2. Does linkage disequlibrium affect your dataset?
Correlation among loci (e.g. linkage disequilibrium) can result in spurious signal of correlation. You can address this by taking a single snp per locus as implemented in STACKS populations(Rochette et al., 2019) module or you can estimate amounts of linkage disequilibrium yourself with a program like plink(Chang et al., 2015) or custom scripts.
We will use genomic data from 64 desert horned lizards (Phrynosoma platyrhinos) sampled across western deserts of North America (Great Basin, Mojave, Sonoran). We will use a dataset of 7,500 SNPs and are interested in understanding how individuals may be locally adapted to conditions across their range. For our purposes we will use an individual based RDA, using allele counts for each individual rather than frequencies per deme. The data is availabe in the repository (see data folder).
# Load or install packages if necessary
install.packages(c("psych","vegan", "dplyr"), dependencies=TRUE)
if (!requireNamespace("BiocManager", quietly = TRUE))
install.packages("BiocManager")
BiocManager::install("LEA")
library(pysch)
library(vegan)
library(dplyr)
library(LEA)
First we will inspect the data, individuals are represented by rows and SNPs by columns. We also check to make sure that there is no missing data.

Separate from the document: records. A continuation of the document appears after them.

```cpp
constexpr int kFp16TargetExp = 15;
static_assert(kFp16TargetExp <= 15, "sqrt(2) * 2^kFp16TargetExp must stay below fp16's largest number 65504");
__device__ __forceinline__ int fp16_exp(float tmax, float hf) {
  const float bound = tmax * hf;
  int e = 0;
  if (bound > 0.f && bound < 3.0e38f) (void)frexpf(bound, &e);
  return e;
}
__device__ __forceinline__ int fp16_k(float tmax, float hf) { const int k = kFp16TargetExp - fp16_exp(tmax, hf); return k > 126 ? 126 : (k < -126 ? -126 : k); }
__device__ __forceinline__ float fp16_scale(float tmax, float hf) { return ldexpf(1.f, fp16_k(tmax, hf)); }
__device__ __forceinline__ float fp16_unscale(float tmax, float hf) { return ldexpf(1.f, -fp16_k(tmax, hf)); }
__device__ __forceinline__ float tmax_of(const float* __restrict__ tmax, int b, int nb, int common) {
  if (!common) return tmax[b];
  float m = 0.f;
  for (int i = 0; i < nb; ++i) m = fmaxf(m, tmax[i]);
  return m;
}
__device__ __forceinline__ void wave_max_stash(float m, float* red) {
#pragma unroll
  for (int o = 32; o > 0; o >>= 1) m = fmaxf(m, __shfl_xor(m, o));
  if ((threadIdx.x & 63) == 0) red[threadIdx.x >> 6] = m;
}
template <int NTH>
__device__ __forceinline__ void stash_to_word(const float* red, float* dst) {
  if (threadIdx.x == 0) {
    float m = red[0];
#pragma unroll
    for (int w = 1; w < NTH / 64; ++w) m = fmaxf(m, red[w]);
    if (m > 0.f) atomicMax(reinterpret_cast<unsigned*>(dst), __float_as_uint(m));
  }
}
template <int NTH>
__device__ __forceinline__ void block_max_to(float m, float* dst, float* red, int tid) {
#pragma unroll
  for (int o = 32; o > 0; o >>= 1) m = fmaxf(m, __shfl_xor(m, o));
  if ((tid & 63) == 0) red[tid >> 6] = m;
  __syncthreads();
  if (tid == 0) {
    for (int w = 1; w < NTH / 64; ++w) m = fmaxf(m, red[w]);
    if (m > 0.f) atomicMax(reinterpret_cast<unsigned*>(dst), __float_as_uint(m));
  }
}
template <int NX> constexpr int rows_threads() { return NX >= 128 ? 512 : NX >= 72 ? 384 : 256; }
template <int NY> constexpr int colblk() { return NY > 100 ? 32 : 64; }
template <int NY> constexpr int colimg() { return NY > 96 ? 4 : 8; }
template <int NY> constexpr int colfwd_threads() { return NY * colimg<NY>() * 16 >= 8192 ? 1024 : NY * colimg<NY>() * 16 >= 4096 ? 512 : 256; }
template <int NY> constexpr int colinv_threads() { return NY * colblk<NY>() >= 4096 ? 512 : 256; }
__device__ __forceinline__ void split8h(const float (&x)[8], float scale, uint4 (&out)[2]) {
  unsigned short h[2][8];
#pragma unroll
  for (int e = 0; e < 8; ++e) {
    float v = x[e] * scale;
#pragma unroll
    for (int p = 0; p < 2; ++p) {
      const _Float16 q = static_cast<_Float16>(v);
      h[p][e] = __builtin_bit_cast(unsigned short, q);
      v = v - static_cast<float>(q);
    }
  }
#pragma unroll
  for (int p = 0; p < 2; ++p)
    out[p] = make_uint4((unsigned)h[p][0] | ((unsigned)h[p][1] << 16), (unsigned)h[p][2] | ((unsigned)h[p][3] << 16), (unsigned)h[p][4] | ((unsigned)h[p][5] << 16),
                        (unsigned)h[p][6] | ((unsigned)h[p][7] << 16));
}
__device__ __forceinline__ uint4 round8h(const float (&x)[8], float scale) {
  unsigned short h[8];
#pragma unroll
  for (int e = 0; e < 8; ++e) h[e] = __builtin_bit_cast(unsigned short, static_cast<_Float16>(x[e] * scale));
  return make_uint4((unsigned)h[0] | ((unsigned)h[1] << 16), (unsigned)h[2] | ((unsigned)h[3] << 16), (unsigned)h[4] | ((unsigned)h[5] << 16), (unsigned)h[6] | ((unsigned)h[7] << 16));
}
template <int NP>
__device__ __forceinline__ void split8(const float (&x)[8], uint4 (&out)[NP]) {
  unsigned short h[NP][8];
#pragma unroll
  for (int e = 0; e < 8; ++e) {
    float v = x[e];
#pragma unroll
    for (int p = 0; p < NP; ++p) {
      const __bf16 q = static_cast<__bf16>(v);
      h[p][e] = __builtin_bit_cast(unsigned short, q);
      v = v - static_cast<float>(q);
    }
  }
#pragma unroll
  for (int p = 0; p < NP; ++p)
    out[p] = make_uint4((unsigned)h[p][0] | ((unsigned)h[p][1] << 16), (unsigned)h[p][2] | ((unsigned)h[p][3] << 16), (unsigned)h[p][4] | ((unsigned)h[p][5] << 16),
                        (unsigned)h[p][6] | ((unsigned)h[p][7] << 16));
}
#define CFFT_BY_SIZE(N, CALL)                    \
  switch (N) {                                   \
    case 20: CALL(20); break;                    \
    case 24: CALL(24); break;                    \
    case 28: CALL(28); break;                    \
    case 32: CALL(32); break;                    \
    case 36: CALL(36); break;                    \
    case 40: CALL(40); break;                    \
    case 50: CALL(50); break;                    \
    case 60: CALL(60); break;                    \
    case 64: CALL(64); break;                    \
    case 72: CALL(72); break;                    \
    case 96: CALL(96); break;                    \
    case 100: CALL(100); break;                  \
    case 128: CALL(128); break;                  \
    default: CALL(192); break;                   \
  }

int persistent_grid(const void* kernel, int ntiles, int threads, int dyn_lds = 0);

void cfft_rows_fwd(int NX, const ConvArgs& a, int layout, cf* T, const cf* tw, float* tmax, hipStream_t st, float* t16 = nullptr);
void cfft_rows_fwd_merge(int NX, const ConvArgs& a, const FftMerge& m, int in_layout, cf* T, const cf* tw, float* tmax, hipStream_t st, float* t16 = nullptr);
hipError_t cfft_cols_fwd(int NY, const ConvArgs& a, int np, const cf* T, void* Xs, const cf* tw, int NXH, int MT, const Fp16Scale& sc, hipStream_t st);
void cfft_cols_inv(int NY, const ConvArgs& a, const cf* Yf, cf* T, const cf* tw, int NXH, int ldy, int pad, hipStream_t st, float* t16 = nullptr, float y16_inv = 0.f);
void cfft_rows_inv(int NX, const ConvArgs& a, int layout, const cf* T, const cf* tw, int pad, float norm, const Fp16Scale& sc, hipStream_t st);
bool cfft_rows_inv_reg(int NX, const ConvArgs& a, int layout, const cf* T, int pad, float norm, const Fp16Scale& sc, hipStream_t st);
bool cfft_rows_inv_fwd_reg(int NX, const ConvArgs& a, const cf* T, cf* Tn, int pad, float norm, const Fp16Scale& sc, hipStream_t st);
bool cfft_rows_fwd_reg(int NX, const ConvArgs& a, int layout, cf* T, float* tmax, hipStream_t st, float* t16);
bool cfft_rows_fwd_win_reg(int NX, const ConvArgs& a, cf* T, float* tmax, hipStream_t st);
bool cfft_rows_fwd_win_reg_supported(int NX, int Cin);
bool cfft_tiles_supported(int NY, int NX, const ConvArgs& a);
bool cfft_rows_fwd_tile_reg(int NY, int NX, const ConvArgs& a, cf* T, float* tmax, hipStream_t st);
bool cfft_rows_inv_pool_tile_reg(int NY, int NX, const ConvArgs& a, const cf* T, cf* Tn, float norm, const Fp16Scale& sc, hipStream_t st);
bool cfft_rows_fwd_merge_reg(int NX, const ConvArgs& a, const FftMerge& m, int in_layout, cf* T, float* tmax, hipStream_t st, float* t16);
bool cfft_cols_inv_reg(int NY, const ConvArgs& a, const cf* Yf, cf* T, int NXH, int ldy, int pad, hipStream_t st, float* t16, float y16_inv = 0.f);
void cfft_rows_inv_fwd(int NX, const ConvArgs& a, const cf* T, cf* Tn, const cf* tw, int pad, float norm, const Fp16Scale& sc, hipStream_t st);
bool cfft_rows_inv_pool_fwd(int NXI, int NXO, const ConvArgs& a, const cf* T, cf* Tn, const cf* twi, const cf* two, int pad, float norm, const Fp16Scale& sc, hipStream_t st);
bool cfft_rows_inv_merge_fwd(int NX, const ConvArgs& a, const FftMerge& m, const cf* T, cf* Tn, const cf* tw, int pad, float norm, const Fp16Scale& sc, hipStream_t st);
bool cfft_rows_inv_merge_fwd_reg(int NX, const ConvArgs& a, const FftMerge& m, const cf* T, cf* Tn, int pad, float norm, const Fp16Scale& sc, hipStream_t st, float* t16n = nullptr);
bool cfft_rows_inv_merge_fwd_reg_supported(int NX, const ConvArgs& a, const FftMerge& m, int pad);
bool cfft_rows_inv_pool_fwd_supported(int NXI, int NXO, int Cout);
bool cfft_rows_inv_mfma(int NX, const ConvArgs& a, int layout, const cf* T, int pad, float norm, const Fp16Scale& sc, hipStream_t st);
bool cfft_rows_inv_merge_fwd_supported(int NX, const ConvArgs& a, const FftMerge& m);
bool cfft_logits_rows_supported(int NX, const ConvArgs& a);
size_t cfft_logits_rows_operand_bytes(int NX, int Cin);
hipError_t cfft_logits_rows_pack(int NX, const float* w_hwio, void* aop, int Cin, int Cout, float* wscale, hipStream_t st);
hipError_t cfft_logits_rows(int NX, const ConvArgs& a, const cf* T, const void* aop, const float* tmax, cf* S, hipStream_t st);
}
}
```

joint-cnn-mrf_amd/csrc/conv_fft_logits.hip:

```cpp
#include "conv_fft_common.h"

namespace jcm {
namespace cfft {

constexpr int kLrWaves = 8, kLrRows = 72, kLrUnits = 8;
constexpr int kLrLds = kLrWaves * kLrRows * kLrUnits * 16;
typedef _Float16 f16x8 __attribute__((ext_vector_type(8)));
typedef float f32x4 __attribute__((ext_vector_type(4)));
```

Genotypes<-read.lfmm("Platyrhinos_subset.lfmm") # Read in genetic data
EnvVars<-read.csv("Platyrhinos_EnvData.csv") # Read in environmental variables
# Inspect the data, look for any missing data
dim(Genotypes)
sum(is.na(Genotypes))
str(EnvVars)
We will change our samples to characters and set the rownames of our genetic data
EnvVars$Samples<-as.character(EnvVars$Samples)
Samples<-EnvVars$Samples
row.names(Genotypes)<- Samples
row.names(Genotypes)
identical(rownames(Genotypes), EnvVars$Samples)
cor.plot(EnvVars [,5:23], xlas = 2, cex.axis = 0.75)

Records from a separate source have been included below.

int lz_fdtd_block(lz_handle *h, int64_t n, int64_t nnz, const int64_t *rp, const int32_t *col,
                  const void *val, lz_dtype dtype, int b, const void *U0, int64_t steps,
                  double T_end, int64_t lc, void *U, void *D, void *out)
{
    LZ_HANDLE_CHECK(h);
    LZ_TRY(check_csr(n, nnz, rp, col, val));
    LZ_ARG_CHECK(steps >= 1 && lc >= 0 && lc < n && U0 && U && D && out, "fdtd args");
    return by_dtype(dtype, [&](auto t) {
        using T = decltype(t);
        return fdtd_block<T>(h, n, nnz, rp, col, (const T *)val, b, (const T *)U0, steps, T_end, lc, (T *)U, (T *)D,
                             (T *)out);
    });
}

int lz_comm_init(lz_handle *h, int nranks, int rank, const unsigned char id[128])
{
    LZ_HANDLE_CHECK(h);
    LZ_ARG_CHECK(nranks >= 1 && rank >= 0 && rank < nranks && id, "comm args");
    LZ_ARG_CHECK(h->comm == nullptr, "handle already has a communicator (lz_comm_destroy first)");
    Comm *c = nullptr;
    LZ_TRY(make_rccl_comm(nranks, rank, id, &c));
    return attach_comm(h, c);
}

int lz_debug_last_split(lz_handle *h, int64_t out[2])
{
    LZ_ARG_CHECK(h && out, "NULL argument");
    out[0] = h->last_split[0];
    out[1] = h->last_split[1];
    return LZ_OK;
}

int lz_debug_last_wf(lz_handle *h, int out[2])
{
    LZ_ARG_CHECK(h && out, "NULL argument");
    out[0] = h->last_wf;
    out[1] = h->last_wf_pre;
    return LZ_OK;
}

int lz_debug_last_kernel(lz_handle *h, int out[2])
{
    LZ_HANDLE_CHECK(h);
    out[0] = h->last_kernel[0];
    out[1] = h->last_kernel[1];
    return LZ_OK;
}

int lz_debug_wf_plan(lz_handle *h, int64_t n, int64_t nnz, const int64_t *row_ptr, const int32_t *col_idx,
                     int64_t nx, int64_t xoff, int32_t *deps_out, int16_t *col16_out, int32_t info[8])
{
    LZ_HANDLE_CHECK(h);
    LZ_ARG_CHECK(row_ptr && col_idx && deps_out && col16_out && info, "NULL argument");
    lz::WfPlan wp;
    LZ_TRY(lz::wf_plan16(h, n, nnz, row_ptr, col_idx, &wp, nx, xoff));
    const int64_t T = wp.tr > 0 ? lz::ceil_div(n, (int64_t)wp.tr) : 0;
    int sp[4] = {0, 0, 0, 0};
    if (wp.planned && T > 0) {
        LZ_HIP_TRY(hipMemcpyAsync(deps_out, h->wf_deps, sizeof(int32_t) * 2 * (size_t)T, hipMemcpyDeviceToDevice,
                                  h->stream));
        LZ_HIP_TRY(hipMemcpyAsync(sp, flag_word(h, kFlagPlanStats), sizeof(sp), hipMemcpyDeviceToHost, h->stream));
    } else if (T > 0) {
        LZ_HIP_TRY(hipMemsetAsync(deps_out, 0, sizeof(int32_t) * 2 * (size_t)T, h->stream));
    }
    if (nnz > 0) {
        if (wp.col16)
            LZ_HIP_TRY(hipMemcpyAsync(col16_out, wp.col16, sizeof(int16_t) * (size_t)nnz, hipMemcpyDeviceToDevice,
                                      h->stream));
        else
            LZ_HIP_TRY(hipMemsetAsync(col16_out, 0, sizeof(int16_t) * (size_t)nnz, h->stream));
    }
    LZ_HIP_TRY(hipStreamSynchronize(h->stream));
    info[0] = wp.ok ? 1 : 0;
    info[1] = wp.col16 ? 1 : 0;
    info[2] = (int32_t)T;
    info[3] = wp.tr;
    for (int i = 0; i < 4; ++i) info[4 + i] = sp[i];
    return LZ_OK;
}

int lz_comm_destroy(lz_handle *h)
{
    LZ_HANDLE_CHECK(h);
    detach_comm(h);
    return LZ_OK;
}

static int dist_args(lz_handle *h, lz_dtype dtype, int b, int m)
{
    LZ_ARG_CHECK(dtype == LZ_F64 || dtype == LZ_F32, "dtype");
    LZ_ARG_CHECK(b >= 1 && b <= 32, "distributed block Lanczos: 1 <= b <= 32");
    LZ_ARG_CHECK(m >= 1, "m >= 1");
    (void)h;
    return LZ_OK;
}

static int lz_block_lanczos_dist_impl(lz_handle *h, int64_t n_local, int64_t n_pad, int64_t n_global,
                          int64_t nnz_local, const int64_t *rp, const int32_t *col,
                          const void *val, lz_dtype dtype, int b, int m, int64_t lc_local,
                          int lc_rank, const void *B_local, void *q, void *alpha, void *beta,
                          void *Q0, void *Q1, void *W, void *X_full)
{
    LZ_HANDLE_CHECK(h);
    LZ_ARG_CHECK(h->comm != nullptr, "lz_comm_init first");
    LZ_TRY(check_csr(n_local, nnz_local, rp, col, val));
    LZ_TRY(dist_args(h, dtype, b, m));
    LZ_ARG_CHECK(n_local >= 1 && n_pad >= n_local && n_pad * h->nranks == n_global,
                 "dist sizes: n_pad >= n_local >= 1 and n_global == n_pad * nranks (padded numbering)");
    LZ_ARG_CHECK(B_local && q && alpha && beta && W && X_full, "NULL buffer");
    LZ_ARG_CHECK(W != X_full && B_local != X_full && B_local != W, "B_local, W, X_full must be distinct");
    (void)Q0;
    (void)Q1;
    const int64_t lc = (lc_rank == h->rank) ? lc_local : -1;
    return by_dtype(dtype, [&](auto t) {
        using T = decltype(t);
        return dist_solve<T>(h, kFormAllgather, nullptr, n_local, n_pad, nnz_local, rp, col, (const T *)val, b, m, lc,
                             (const T *)B_local, (T *)q, (T *)alpha, (T *)beta, (T *)X_full, (T *)W);
    });
}

int lz_block_lanczos_dist(lz_handle *h, int64_t n_local, int64_t n_pad, int64_t n_global,
                          int64_t nnz_local, const int64_t *rp, const int32_t *col,
                          const void *val, lz_dtype dtype, int b, int m, int64_t lc_local,
                          int lc_rank, const void *B_local, void *q, void *alpha, void *beta,
                          void *Q0, void *Q1, void *W, void *X_full)
{
    const uint64_t issued0 = comm_issued(h);
    const int rc = lz_block_lanczos_dist_impl(h, n_local, n_pad, n_global, nnz_local, rp, col, val, dtype, b, m,
                                              lc_local, lc_rank, B_local, q, alpha, beta, Q0, Q1, W, X_full);
    return dist_fail(h, rc, issued0);
}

Zoom in on the figure, notice that we do have some variables that are correlated (greater than |0.7|). Next we will select 4 variables to perform our analysis with.
# Pull out the selected variables and rename the columns so they are easier to read
SelectedVars<-select(EnvVars,5,8,22,23)
colnames(SelectedVars) <- c("AMT","TS","PWQ","PCQ")

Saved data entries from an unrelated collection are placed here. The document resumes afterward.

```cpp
int rr_launch_syrk_f64(rr_ctx *c, const double *P, int64_t rows, int64_t ldp, int F, double *dG, int lower_tri = 0) {
    const int nb = (int)(ldp / G64_TC);
    const int od = (nb >= 2 && !getenv("RR_SYRK_NO_DIAG_KERNEL")) ? 1 : 0;
    const int ntiles = od ? nb * (nb - 1) / 2 : nb * (nb + 1) / 2;
    const int64_t slots = (int64_t)c->num_cu * 2;
    int64_t g = slots, t = ntiles;
    while (t) { const int64_t u = g % t; g = t; t = u; }
    const int64_t unit = slots / g;
    static const bool no_fine = getenv("RR_SYRK64_FINE_SPLIT") != nullptr && atoi(getenv("RR_SYRK64_FINE_SPLIT")) == 0;
    const int64_t min_rows = (lower_tri && rows == ldp && rows <= 2048 && !no_fine) ? 128 : 512;
    int64_t nsplit = unit;
    if (rows / nsplit < 2048) nsplit = (slots * 4 + ntiles - 1) / ntiles;
    if (rows / nsplit < min_rows) nsplit = (rows + min_rows - 1) / min_rows;
    if (nsplit < 1) nsplit = 1;
    const int64_t rps = ((rows + nsplit - 1) / nsplit + G64_KB - 1) / G64_KB * G64_KB;
    nsplit = (rows + rps - 1) / rps;
    RR_REQUIRE(nsplit * ntiles < (int64_t)1 << 31, "gram: grid too large");
    Syrk64Args a;
    a.P = P; a.rows = rows; a.ldp = ldp; a.F = F; a.nb = nb; a.ntiles = ntiles; a.rows_per_split = rps; a.G = dG;
    a.offdiag_only = od;
    static const bool no_tri = getenv("RR_SYRK64_TRI") != nullptr && atoi(getenv("RR_SYRK64_TRI")) == 0;
    a.lower_tri = lower_tri && !no_tri && rows == ldp ? 1 : 0;
    if (c->deterministic) {
        void *slabs = nullptr;
        int rc = rr_det_scratch(c, (size_t)nsplit * (size_t)ldp * (size_t)ldp * sizeof(double), &slabs);
        if (rc != RR_OK) return rc;
        a.part = (double *)slabs;
        a.part_stride = ldp * ldp;
    }
    if (ntiles > 0)
        hipLaunchKernelGGL(rr_syrk_f64_kernel, dim3((unsigned)(nsplit * ntiles)), dim3(G64_THREADS), 0, c->stream, a);
    if (od) {
        const int64_t dslots = (int64_t)c->num_cu * 4;
        int64_t best_ns = 1;
        double best = -1.0;
        for (int64_t ns = 1; ns <= 4 * dslots / nb + 1; ++ns) {
            if (rows / ns < min_rows && ns > 1) break;
            const int64_t wg = ns * nb, rounds = (wg + dslots - 1) / dslots;
            const double eff = (double)wg / (double)(rounds * dslots);
            if (eff > best + 1e-9) {
                best = eff;
                best_ns = ns;
            }
        }
        Syrk64Args ad = a;
        ad.rows_per_split = ((rows + best_ns - 1) / best_ns + G64_KB - 1) / G64_KB * G64_KB;
        if (c->deterministic) ad.rows_per_split = rps;
        const int64_t nsd = (rows + ad.rows_per_split - 1) / ad.rows_per_split;
        hipLaunchKernelGGL(rr_syrk_f64_diag_kernel, dim3((unsigned)(nsd * nb)), dim3(G64_THREADS), 0, c->stream, ad);
    }
    if (a.part)
        hipLaunchKernelGGL(rr_syrk_det_reduce_kernel<double>, dim3((unsigned)((F + 255) / 256), (unsigned)F), dim3(256), 0,
                           c->stream, a.part, a.part_stride, ldp, F, (int)nsplit, dG, (double *)nullptr);
    RR_CHECK_HIP(hipGetLastError());
    return RR_OK;
}
// ... 877 lines not shown
```

Measured before the change: 8.457 million feature-rows/s.

## Redeal diagonal-tile Gram work across waves and size splits by occupancy

Reassigns the 32x32 sub-blocks of each diagonal Gram tile to the eight waves through a new operand-deal table. Each wave now loads a small set of shared column operands and forms several off-diagonal and diagonal products from them, so fewer LDS reads are needed per MFMA and the work per wave is more even. Diagonal blocks are computed with 16x16 MFMAs per wave role. Separately, the host split heuristic for the diagonal kernel now counts occupancy slots (workgroups per CU) instead of CU count when choosing the number of row splits. The changes add template complexity and change register pressure per role.

```diff
diff --git a/revrand_amd/csrc/rr_rff.hip b/revrand_amd/csrc/rr_rff.hip
--- a/revrand_amd/csrc/rr_rff.hip
+++ b/revrand_amd/csrc/rr_rff.hip
@@ -1005,35 +1005,62 @@
     return r;
 }
 
-template <int NB, int ED>
+__constant__ unsigned char RR_DEAL_OP[8][4] = {{0, 1, 4, 5}, {0, 1, 6, 7}, {2, 3, 4, 5}, {2, 3, 6, 7},
+                                               {0, 1, 2, 3}, {1, 2, 3, 3}, {4, 5, 6, 7}, {5, 6, 7, 7}};
+
+template <int ROLE>
+struct DiagDeal;
+template <>
+struct DiagDeal<0> {
+    static constexpr int NO = 4, NB = 4, ND = 0;
+    __host__ __device__ static constexpr int ia(int e) { return e >> 1; }
+    __host__ __device__ static constexpr int ib(int e) { return 2 + (e & 1); }
+    __host__ __device__ static constexpr int dg(int) { return 0; }
+};
+template <>
+struct DiagDeal<1> {
+    static constexpr int NO = 4, NB = 3, ND = 2;
+    __host__ __device__ static constexpr int ia(int) { return 0; }
+    __host__ __device__ static constexpr int ib(int e) { return e + 1; }
+    __host__ __device__ static constexpr int dg(int d) { return d; }
+};
+template <>
+struct DiagDeal<2> {
+    static constexpr int NO = 3, NB = 3, ND = 2;
+    __host__ __device__ static constexpr int ia(int e) { return e >> 1; }
+    __host__ __device__ static constexpr int ib(int e) { return e == 0 ? 1 : 2; }
+    __host__ __device__ static constexpr int dg(int d) { return d + 1; }
+};
+
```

# Check again to make sure our variables are not correlated
pairs.panels(SelectedVars, scale = TRUE)
We don't have any relationships with a value above 0.7, so we are good to go.
Now we run the RDA on our dataset. It should only take a minute maximum, though if you are using large datsetes (tens of thousands of SNPs), the run can take 30 minutes depending on the computer. For our RDA, the data does not include any factors, which means we can use the shortand formula (using ~)to run the analysis. If you did have factors in your dataset you have to write out the formula if you want to test for significance.
# Run the RDA and examine it
HL_rda<- rda(Genotypes ~ ., data = SelectedVars, scale = TRUE)
HL_rda
Looking at our rda, we have as many constrained RDA axes as we did predictors. The proportion of variance explained by the environmental predictors is provided under the proportion column for the constrained axes. Next we will calculate an adjusted R-squared.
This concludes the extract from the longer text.